Write out the entries again exactly as they are given.

[Material for this task]:
────────────────────

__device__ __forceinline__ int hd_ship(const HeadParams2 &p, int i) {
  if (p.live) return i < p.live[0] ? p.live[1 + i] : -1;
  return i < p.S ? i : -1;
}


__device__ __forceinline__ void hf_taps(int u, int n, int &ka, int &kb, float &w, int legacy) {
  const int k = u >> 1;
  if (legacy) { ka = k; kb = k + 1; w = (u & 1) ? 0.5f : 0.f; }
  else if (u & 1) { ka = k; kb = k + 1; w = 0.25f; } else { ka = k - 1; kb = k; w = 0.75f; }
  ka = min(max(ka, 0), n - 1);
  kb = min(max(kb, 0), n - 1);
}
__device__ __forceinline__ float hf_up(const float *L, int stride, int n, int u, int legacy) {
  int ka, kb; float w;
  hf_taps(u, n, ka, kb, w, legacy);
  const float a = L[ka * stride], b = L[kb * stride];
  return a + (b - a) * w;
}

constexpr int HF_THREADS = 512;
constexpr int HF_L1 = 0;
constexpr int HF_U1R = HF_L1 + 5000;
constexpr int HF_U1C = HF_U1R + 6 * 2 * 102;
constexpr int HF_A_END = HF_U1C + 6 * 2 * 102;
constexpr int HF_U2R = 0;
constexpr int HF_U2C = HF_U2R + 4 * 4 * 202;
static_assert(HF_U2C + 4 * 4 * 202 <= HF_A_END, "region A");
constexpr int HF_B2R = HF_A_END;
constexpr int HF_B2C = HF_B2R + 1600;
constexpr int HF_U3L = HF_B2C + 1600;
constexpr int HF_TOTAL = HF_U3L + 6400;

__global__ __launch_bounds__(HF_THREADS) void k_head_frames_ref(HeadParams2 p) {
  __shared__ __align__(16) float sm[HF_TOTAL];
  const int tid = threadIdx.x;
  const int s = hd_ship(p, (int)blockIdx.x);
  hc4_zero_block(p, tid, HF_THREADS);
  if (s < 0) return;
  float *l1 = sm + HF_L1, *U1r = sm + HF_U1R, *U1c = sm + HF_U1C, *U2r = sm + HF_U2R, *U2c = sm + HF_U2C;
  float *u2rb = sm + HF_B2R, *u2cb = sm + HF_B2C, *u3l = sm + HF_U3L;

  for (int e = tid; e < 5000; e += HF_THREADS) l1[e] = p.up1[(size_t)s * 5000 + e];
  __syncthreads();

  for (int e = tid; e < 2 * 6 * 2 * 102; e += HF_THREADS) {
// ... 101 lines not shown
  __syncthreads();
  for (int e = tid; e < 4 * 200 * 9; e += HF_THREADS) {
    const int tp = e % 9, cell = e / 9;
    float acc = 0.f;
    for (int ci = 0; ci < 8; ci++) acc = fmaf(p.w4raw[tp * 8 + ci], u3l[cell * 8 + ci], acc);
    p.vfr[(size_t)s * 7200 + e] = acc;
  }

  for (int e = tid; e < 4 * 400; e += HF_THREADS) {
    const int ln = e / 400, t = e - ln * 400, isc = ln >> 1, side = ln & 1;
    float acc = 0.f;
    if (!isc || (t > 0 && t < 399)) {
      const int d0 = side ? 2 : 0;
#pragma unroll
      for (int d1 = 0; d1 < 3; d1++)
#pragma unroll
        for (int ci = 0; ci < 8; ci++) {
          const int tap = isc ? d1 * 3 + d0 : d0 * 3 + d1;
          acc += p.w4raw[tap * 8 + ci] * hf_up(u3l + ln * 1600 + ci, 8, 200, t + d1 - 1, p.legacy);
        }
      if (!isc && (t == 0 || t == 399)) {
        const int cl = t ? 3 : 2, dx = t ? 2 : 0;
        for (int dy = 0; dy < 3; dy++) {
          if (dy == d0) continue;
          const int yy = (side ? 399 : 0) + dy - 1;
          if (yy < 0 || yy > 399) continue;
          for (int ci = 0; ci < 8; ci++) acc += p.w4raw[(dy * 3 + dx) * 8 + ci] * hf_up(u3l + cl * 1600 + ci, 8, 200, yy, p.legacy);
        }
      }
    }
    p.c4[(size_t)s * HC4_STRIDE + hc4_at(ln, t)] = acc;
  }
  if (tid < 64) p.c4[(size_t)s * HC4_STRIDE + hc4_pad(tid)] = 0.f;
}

────────────────────

[Reply]:
__device__ __forceinline__ int hd_ship(const HeadParams2 &p, int i) {
  if (p.live) return i < p.live[0] ? p.live[1 + i] : -1;
  return i < p.S ? i : -1;
}


__device__ __forceinline__ void hf_taps(int u, int n, int &ka, int &kb, float &w, int legacy) {
  const int k = u >> 1;
  if (legacy) { ka = k; kb = k + 1; w = (u & 1) ? 0.5f : 0.f; }
  else if (u & 1) { ka = k; kb = k + 1; w = 0.25f; } else { ka = k - 1; kb = k; w = 0.75f; }
  ka = min(max(ka, 0), n - 1);
  kb = min(max(kb, 0), n - 1);
}
__device__ __forceinline__ float hf_up(const float *L, int stride, int n, int u, int legacy) {
  int ka, kb; float w;
  hf_taps(u, n, ka, kb, w, legacy);
  const float a = L[ka * stride], b = L[kb * stride];
  return a + (b - a) * w;
}

constexpr int HF_THREADS = 512;
constexpr int HF_L1 = 0;
constexpr int HF_U1R = HF_L1 + 5000;
constexpr int HF_U1C = HF_U1R + 6 * 2 * 102;
constexpr int HF_A_END = HF_U1C + 6 * 2 * 102;
constexpr int HF_U2R = 0;
constexpr int HF_U2C = HF_U2R + 4 * 4 * 202;
static_assert(HF_U2C + 4 * 4 * 202 <= HF_A_END, "region A");
constexpr int HF_B2R = HF_A_END;
constexpr int HF_B2C = HF_B2R + 1600;
constexpr int HF_U3L = HF_B2C + 1600;
constexpr int HF_TOTAL = HF_U3L + 6400;

__global__ __launch_bounds__(HF_THREADS) void k_head_frames_ref(HeadParams2 p) {
  __shared__ __align__(16) float sm[HF_TOTAL];
  const int tid = threadIdx.x;
  const int s = hd_ship(p, (int)blockIdx.x);
  hc4_zero_block(p, tid, HF_THREADS);
  if (s < 0) return;
  float *l1 = sm + HF_L1, *U1r = sm + HF_U1R, *U1c = sm + HF_U1C, *U2r = sm + HF_U2R, *U2c = sm + HF_U2C;
  float *u2rb = sm + HF_B2R, *u2cb = sm + HF_B2C, *u3l = sm + HF_U3L;

  for (int e = tid; e < 5000; e += HF_THREADS) l1[e] = p.up1[(size_t)s * 5000 + e];
  __syncthreads();

  for (int e = tid; e < 2 * 6 * 2 * 102; e += HF_THREADS) {
// ... 101 lines not shown
  __syncthreads();
  for (int e = tid; e < 4 * 200 * 9; e += HF_THREADS) {
    const int tp = e % 9, cell = e / 9;
    float acc = 0.f;
    for (int ci = 0; ci < 8; ci++) acc = fmaf(p.w4raw[tp * 8 + ci], u3l[cell * 8 + ci], acc);
    p.vfr[(size_t)s * 7200 + e] = acc;
  }

  for (int e = tid; e < 4 * 400; e += HF_THREADS) {
    const int ln = e / 400, t = e - ln * 400, isc = ln >> 1, side = ln & 1;
    float acc = 0.f;
    if (!isc || (t > 0 && t < 399)) {
      const int d0 = side ? 2 : 0;
#pragma unroll
      for (int d1 = 0; d1 < 3; d1++)
#pragma unroll
        for (int ci = 0; ci < 8; ci++) {
          const int tap = isc ? d1 * 3 + d0 : d0 * 3 + d1;
          acc += p.w4raw[tap * 8 + ci] * hf_up(u3l + ln * 1600 + ci, 8, 200, t + d1 - 1, p.legacy);
        }
      if (!isc && (t == 0 || t == 399)) {
        const int cl = t ? 3 : 2, dx = t ? 2 : 0;
        for (int dy = 0; dy < 3; dy++) {
          if (dy == d0) continue;
          const int yy = (side ? 399 : 0) + dy - 1;
          if (yy < 0 || yy > 399) continue;
          for (int ci = 0; ci < 8; ci++) acc += p.w4raw[(dy * 3 + dx) * 8 + ci] * hf_up(u3l + cl * 1600 + ci, 8, 200, yy, p.legacy);
        }
      }
    }
    p.c4[(size_t)s * HC4_STRIDE + hc4_at(ln, t)] = acc;
  }
  if (tid < 64) p.c4[(size_t)s * HC4_STRIDE + hc4_pad(tid)] = 0.f;
}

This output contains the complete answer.